Task to carry out ::
Show each line of the entries below in which the word "DecArgs" appears.

Dataset records ::
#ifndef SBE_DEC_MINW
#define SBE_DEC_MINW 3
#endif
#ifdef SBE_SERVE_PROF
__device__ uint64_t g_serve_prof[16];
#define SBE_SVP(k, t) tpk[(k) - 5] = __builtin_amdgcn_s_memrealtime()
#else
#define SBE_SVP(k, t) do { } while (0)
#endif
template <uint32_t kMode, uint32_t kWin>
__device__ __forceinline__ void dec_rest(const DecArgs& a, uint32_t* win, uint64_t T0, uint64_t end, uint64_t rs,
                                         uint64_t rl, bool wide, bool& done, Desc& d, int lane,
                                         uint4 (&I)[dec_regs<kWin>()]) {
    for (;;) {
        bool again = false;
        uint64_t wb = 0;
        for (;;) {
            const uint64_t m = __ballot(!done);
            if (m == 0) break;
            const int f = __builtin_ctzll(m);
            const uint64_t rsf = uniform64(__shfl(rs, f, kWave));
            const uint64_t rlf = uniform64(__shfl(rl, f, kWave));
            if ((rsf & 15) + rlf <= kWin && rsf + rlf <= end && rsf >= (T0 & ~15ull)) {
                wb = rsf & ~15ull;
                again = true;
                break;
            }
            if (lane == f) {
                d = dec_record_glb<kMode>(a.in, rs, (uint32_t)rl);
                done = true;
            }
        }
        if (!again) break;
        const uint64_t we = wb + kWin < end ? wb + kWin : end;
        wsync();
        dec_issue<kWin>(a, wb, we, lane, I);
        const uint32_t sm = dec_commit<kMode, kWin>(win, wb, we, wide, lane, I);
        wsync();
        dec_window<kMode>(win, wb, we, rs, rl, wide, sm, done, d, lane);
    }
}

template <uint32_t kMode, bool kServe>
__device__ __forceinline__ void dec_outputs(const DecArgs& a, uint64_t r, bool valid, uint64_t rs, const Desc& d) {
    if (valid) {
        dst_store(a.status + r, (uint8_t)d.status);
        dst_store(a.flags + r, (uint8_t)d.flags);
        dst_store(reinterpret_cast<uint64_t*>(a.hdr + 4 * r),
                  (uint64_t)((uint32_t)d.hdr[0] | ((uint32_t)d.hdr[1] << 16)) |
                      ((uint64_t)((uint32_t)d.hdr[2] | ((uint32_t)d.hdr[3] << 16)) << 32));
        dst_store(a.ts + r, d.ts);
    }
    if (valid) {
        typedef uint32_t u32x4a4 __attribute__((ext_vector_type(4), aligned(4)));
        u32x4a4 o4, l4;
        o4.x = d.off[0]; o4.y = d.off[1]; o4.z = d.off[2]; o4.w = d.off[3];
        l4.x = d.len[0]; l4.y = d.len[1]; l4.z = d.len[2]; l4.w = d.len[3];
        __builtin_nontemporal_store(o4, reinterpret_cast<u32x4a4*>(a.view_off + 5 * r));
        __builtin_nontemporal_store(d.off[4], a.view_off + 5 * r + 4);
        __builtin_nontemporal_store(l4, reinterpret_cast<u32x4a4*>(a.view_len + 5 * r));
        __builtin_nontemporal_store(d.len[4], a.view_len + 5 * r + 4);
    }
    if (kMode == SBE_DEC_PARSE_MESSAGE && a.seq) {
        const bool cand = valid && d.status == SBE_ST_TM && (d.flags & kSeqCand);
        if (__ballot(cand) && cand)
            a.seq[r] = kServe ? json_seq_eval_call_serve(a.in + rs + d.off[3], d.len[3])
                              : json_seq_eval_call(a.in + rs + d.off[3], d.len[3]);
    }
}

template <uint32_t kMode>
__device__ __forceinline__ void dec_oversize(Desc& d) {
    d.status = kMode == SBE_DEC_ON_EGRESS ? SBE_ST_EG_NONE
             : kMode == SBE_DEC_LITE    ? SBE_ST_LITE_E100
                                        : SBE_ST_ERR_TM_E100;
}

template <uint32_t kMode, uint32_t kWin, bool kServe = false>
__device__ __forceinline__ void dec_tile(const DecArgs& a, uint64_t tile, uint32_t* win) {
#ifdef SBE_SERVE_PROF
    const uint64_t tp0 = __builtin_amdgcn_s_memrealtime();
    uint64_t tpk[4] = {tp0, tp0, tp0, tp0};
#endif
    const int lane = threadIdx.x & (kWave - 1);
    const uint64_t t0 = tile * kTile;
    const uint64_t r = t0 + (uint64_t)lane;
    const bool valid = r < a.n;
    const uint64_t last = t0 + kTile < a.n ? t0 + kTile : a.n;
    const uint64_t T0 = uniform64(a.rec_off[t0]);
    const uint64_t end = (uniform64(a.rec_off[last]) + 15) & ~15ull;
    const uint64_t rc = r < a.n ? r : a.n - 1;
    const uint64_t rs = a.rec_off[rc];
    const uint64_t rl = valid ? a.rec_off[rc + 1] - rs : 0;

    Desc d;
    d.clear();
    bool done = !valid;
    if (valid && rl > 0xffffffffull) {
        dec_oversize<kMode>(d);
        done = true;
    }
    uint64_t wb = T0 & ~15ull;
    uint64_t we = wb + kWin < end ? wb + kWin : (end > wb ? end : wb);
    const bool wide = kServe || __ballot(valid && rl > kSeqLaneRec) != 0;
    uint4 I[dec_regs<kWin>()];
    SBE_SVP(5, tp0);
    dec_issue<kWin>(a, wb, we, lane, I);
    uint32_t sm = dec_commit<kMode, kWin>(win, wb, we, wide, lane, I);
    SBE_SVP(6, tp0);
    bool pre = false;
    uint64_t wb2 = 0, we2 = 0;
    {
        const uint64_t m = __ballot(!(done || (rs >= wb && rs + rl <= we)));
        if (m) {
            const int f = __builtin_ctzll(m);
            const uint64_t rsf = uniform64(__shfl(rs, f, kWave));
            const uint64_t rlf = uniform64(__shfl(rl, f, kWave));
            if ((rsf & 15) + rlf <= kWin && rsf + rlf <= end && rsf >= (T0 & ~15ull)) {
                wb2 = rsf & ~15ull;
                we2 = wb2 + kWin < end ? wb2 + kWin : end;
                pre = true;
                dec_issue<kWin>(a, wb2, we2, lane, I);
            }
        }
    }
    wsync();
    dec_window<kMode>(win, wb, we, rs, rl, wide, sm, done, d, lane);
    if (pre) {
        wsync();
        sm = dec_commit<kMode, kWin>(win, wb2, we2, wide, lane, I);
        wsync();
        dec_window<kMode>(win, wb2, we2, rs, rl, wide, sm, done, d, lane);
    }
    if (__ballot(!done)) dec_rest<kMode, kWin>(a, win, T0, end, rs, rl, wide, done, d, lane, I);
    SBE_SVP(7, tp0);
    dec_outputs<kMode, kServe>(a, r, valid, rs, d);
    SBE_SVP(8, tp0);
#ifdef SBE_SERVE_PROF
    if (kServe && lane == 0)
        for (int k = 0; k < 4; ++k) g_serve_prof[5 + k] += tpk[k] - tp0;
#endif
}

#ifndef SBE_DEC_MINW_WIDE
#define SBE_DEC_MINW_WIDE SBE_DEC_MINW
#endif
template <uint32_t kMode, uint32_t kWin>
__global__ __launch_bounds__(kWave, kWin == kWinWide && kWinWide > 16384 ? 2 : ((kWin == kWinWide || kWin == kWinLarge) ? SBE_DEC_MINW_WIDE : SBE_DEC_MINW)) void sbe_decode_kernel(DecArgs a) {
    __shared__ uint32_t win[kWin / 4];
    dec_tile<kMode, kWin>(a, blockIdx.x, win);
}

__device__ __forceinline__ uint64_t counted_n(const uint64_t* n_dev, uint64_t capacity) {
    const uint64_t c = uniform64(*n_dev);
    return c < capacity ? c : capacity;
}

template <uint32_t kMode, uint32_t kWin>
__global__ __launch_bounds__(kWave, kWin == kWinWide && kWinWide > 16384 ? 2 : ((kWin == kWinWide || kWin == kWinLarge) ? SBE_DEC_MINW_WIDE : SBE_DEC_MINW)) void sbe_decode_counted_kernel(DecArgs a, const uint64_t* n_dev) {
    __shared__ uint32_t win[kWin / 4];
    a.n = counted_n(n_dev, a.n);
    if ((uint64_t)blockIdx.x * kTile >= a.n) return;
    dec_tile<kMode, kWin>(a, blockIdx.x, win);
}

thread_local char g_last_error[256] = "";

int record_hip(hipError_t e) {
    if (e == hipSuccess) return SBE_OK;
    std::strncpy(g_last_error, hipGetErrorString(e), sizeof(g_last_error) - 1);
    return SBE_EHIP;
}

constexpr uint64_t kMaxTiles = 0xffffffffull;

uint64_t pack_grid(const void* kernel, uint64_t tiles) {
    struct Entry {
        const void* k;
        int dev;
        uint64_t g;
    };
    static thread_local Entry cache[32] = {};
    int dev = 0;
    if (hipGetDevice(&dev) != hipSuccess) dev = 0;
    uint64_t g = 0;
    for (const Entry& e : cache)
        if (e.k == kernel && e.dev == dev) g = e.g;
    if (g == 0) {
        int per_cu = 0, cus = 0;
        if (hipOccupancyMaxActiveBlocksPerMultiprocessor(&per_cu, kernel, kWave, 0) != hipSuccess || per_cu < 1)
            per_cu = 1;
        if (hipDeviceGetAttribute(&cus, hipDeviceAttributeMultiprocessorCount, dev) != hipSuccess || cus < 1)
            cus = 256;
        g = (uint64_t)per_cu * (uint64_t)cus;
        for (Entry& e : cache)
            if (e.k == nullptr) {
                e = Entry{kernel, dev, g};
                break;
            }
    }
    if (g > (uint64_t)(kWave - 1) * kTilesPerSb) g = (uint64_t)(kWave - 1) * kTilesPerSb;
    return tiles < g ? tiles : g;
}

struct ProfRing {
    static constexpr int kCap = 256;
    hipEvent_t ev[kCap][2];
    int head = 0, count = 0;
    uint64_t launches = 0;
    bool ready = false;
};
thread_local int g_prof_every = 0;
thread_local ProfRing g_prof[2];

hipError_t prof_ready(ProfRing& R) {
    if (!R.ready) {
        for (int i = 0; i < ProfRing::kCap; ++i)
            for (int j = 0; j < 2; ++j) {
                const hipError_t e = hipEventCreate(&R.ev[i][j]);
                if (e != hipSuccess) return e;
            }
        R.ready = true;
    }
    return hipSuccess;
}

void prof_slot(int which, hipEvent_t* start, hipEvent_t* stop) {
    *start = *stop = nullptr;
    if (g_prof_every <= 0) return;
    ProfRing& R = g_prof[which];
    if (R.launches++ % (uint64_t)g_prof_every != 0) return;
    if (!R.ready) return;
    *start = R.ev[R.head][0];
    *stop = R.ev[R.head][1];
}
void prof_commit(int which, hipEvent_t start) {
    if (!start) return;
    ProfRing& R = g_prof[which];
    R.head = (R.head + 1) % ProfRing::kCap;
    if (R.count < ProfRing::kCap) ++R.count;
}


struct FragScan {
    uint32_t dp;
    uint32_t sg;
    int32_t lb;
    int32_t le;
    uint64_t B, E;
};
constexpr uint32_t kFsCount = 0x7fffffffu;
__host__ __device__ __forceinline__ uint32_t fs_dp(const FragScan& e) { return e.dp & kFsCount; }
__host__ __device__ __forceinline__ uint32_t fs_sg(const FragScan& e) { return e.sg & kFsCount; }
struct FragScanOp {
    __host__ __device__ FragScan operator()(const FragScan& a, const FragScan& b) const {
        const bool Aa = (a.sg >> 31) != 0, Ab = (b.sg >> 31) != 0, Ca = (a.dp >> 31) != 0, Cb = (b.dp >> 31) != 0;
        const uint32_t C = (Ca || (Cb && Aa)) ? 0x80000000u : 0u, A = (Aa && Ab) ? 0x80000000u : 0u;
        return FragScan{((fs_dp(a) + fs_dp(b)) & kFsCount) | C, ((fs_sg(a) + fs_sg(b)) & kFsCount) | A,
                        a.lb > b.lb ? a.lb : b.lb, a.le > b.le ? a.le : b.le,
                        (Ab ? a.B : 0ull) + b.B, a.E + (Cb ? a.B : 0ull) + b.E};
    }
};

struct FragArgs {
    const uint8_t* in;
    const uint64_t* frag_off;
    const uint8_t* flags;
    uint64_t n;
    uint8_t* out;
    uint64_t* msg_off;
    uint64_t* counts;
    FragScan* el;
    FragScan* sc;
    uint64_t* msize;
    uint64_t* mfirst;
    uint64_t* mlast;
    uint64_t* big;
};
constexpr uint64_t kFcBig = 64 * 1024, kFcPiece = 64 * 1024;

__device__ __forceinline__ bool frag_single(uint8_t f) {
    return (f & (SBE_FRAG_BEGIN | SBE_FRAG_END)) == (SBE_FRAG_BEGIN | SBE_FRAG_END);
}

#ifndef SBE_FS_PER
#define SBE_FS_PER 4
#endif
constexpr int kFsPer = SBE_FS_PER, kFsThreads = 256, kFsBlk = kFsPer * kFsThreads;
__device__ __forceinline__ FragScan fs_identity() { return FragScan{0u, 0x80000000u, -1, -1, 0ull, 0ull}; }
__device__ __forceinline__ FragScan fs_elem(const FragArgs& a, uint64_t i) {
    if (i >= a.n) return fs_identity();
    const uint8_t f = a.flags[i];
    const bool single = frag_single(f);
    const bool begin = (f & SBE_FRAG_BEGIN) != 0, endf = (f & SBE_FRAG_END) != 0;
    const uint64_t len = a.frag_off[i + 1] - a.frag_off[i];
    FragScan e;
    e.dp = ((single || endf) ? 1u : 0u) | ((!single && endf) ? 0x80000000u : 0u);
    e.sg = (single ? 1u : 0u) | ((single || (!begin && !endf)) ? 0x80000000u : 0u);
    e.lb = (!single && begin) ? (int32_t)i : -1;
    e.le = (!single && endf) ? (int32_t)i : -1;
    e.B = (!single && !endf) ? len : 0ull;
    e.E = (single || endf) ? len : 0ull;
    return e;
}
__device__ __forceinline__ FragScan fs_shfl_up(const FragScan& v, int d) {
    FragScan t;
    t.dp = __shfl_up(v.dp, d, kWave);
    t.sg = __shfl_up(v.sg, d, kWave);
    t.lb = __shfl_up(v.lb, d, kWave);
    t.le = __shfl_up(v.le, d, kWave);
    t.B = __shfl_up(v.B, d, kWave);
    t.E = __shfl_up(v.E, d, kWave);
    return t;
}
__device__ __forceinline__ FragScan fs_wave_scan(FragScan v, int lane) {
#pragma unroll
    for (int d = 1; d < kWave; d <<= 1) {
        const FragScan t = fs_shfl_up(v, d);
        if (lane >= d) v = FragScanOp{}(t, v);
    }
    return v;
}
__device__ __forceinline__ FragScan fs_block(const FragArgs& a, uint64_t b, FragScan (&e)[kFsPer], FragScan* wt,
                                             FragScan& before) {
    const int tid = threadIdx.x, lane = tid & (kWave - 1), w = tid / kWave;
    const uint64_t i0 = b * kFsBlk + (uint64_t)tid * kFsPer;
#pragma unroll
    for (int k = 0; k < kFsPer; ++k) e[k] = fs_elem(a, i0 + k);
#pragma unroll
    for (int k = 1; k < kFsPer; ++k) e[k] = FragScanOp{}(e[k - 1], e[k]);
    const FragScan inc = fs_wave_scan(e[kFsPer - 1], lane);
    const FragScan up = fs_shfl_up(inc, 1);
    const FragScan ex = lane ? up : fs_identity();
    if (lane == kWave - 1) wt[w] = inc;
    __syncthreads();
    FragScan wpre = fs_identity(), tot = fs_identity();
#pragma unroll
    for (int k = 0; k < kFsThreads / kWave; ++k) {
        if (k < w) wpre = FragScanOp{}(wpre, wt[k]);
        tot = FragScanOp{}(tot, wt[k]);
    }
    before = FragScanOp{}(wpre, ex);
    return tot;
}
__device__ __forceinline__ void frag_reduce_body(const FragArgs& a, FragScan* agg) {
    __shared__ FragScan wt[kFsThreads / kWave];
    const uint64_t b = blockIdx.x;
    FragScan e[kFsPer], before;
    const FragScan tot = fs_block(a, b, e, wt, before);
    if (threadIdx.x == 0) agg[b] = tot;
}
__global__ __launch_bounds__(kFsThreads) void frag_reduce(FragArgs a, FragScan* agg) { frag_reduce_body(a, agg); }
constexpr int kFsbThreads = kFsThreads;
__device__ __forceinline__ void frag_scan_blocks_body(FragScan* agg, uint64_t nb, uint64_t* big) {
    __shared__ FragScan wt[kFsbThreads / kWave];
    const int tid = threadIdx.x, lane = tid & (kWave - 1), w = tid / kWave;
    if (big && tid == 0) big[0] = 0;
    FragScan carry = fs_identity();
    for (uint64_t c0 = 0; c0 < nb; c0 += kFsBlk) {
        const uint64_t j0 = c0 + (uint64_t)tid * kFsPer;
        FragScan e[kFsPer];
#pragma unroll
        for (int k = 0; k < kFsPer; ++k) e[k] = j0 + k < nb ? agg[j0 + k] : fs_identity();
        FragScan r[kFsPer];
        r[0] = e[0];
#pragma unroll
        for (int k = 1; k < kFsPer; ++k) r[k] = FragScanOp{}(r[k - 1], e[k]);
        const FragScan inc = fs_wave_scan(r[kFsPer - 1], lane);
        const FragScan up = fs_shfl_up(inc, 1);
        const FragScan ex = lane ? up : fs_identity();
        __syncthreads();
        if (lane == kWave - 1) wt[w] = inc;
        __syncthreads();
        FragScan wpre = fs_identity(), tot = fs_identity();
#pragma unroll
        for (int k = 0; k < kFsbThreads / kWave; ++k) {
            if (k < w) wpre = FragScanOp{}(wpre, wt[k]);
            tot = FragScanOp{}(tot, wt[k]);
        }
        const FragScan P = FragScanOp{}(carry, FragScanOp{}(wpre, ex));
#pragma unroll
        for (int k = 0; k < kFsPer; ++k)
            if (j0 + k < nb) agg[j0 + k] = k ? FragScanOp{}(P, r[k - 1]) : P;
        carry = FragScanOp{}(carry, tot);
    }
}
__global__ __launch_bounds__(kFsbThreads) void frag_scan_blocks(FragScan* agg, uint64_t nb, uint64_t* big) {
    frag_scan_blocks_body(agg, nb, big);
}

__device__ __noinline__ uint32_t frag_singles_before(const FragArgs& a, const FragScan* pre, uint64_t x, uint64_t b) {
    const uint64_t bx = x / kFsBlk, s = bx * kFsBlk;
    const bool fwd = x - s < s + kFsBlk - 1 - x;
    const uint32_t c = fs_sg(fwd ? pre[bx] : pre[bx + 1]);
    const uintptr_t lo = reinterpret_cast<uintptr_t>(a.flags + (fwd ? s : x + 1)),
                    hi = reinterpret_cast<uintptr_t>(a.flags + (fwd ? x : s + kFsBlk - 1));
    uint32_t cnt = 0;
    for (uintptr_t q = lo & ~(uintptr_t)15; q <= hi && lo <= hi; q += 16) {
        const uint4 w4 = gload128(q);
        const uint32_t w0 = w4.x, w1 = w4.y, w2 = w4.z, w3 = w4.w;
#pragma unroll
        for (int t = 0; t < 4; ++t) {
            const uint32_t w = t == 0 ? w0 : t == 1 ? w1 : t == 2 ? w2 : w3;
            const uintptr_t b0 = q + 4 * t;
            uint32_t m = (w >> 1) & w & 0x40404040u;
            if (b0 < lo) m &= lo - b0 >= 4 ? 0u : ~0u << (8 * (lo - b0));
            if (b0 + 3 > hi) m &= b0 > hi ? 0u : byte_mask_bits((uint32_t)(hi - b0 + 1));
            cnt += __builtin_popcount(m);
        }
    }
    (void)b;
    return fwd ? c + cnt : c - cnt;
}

Exercise answer ::
__device__ __forceinline__ void dec_rest(const DecArgs& a, uint32_t* win, uint64_t T0, uint64_t end, uint64_t rs,
__device__ __forceinline__ void dec_outputs(const DecArgs& a, uint64_t r, bool valid, uint64_t rs, const Desc& d) {
__device__ __forceinline__ void dec_tile(const DecArgs& a, uint64_t tile, uint32_t* win) {
__global__ __launch_bounds__(kWave, kWin == kWinWide && kWinWide > 16384 ? 2 : ((kWin == kWinWide || kWin == kWinLarge) ? SBE_DEC_MINW_WIDE : SBE_DEC_MINW)) void sbe_decode_kernel(DecArgs a) {
__global__ __launch_bounds__(kWave, kWin == kWinWide && kWinWide > 16384 ? 2 : ((kWin == kWinWide || kWin == kWinLarge) ? SBE_DEC_MINW_WIDE : SBE_DEC_MINW)) void sbe_decode_counted_kernel(DecArgs a, const uint64_t* n_dev) {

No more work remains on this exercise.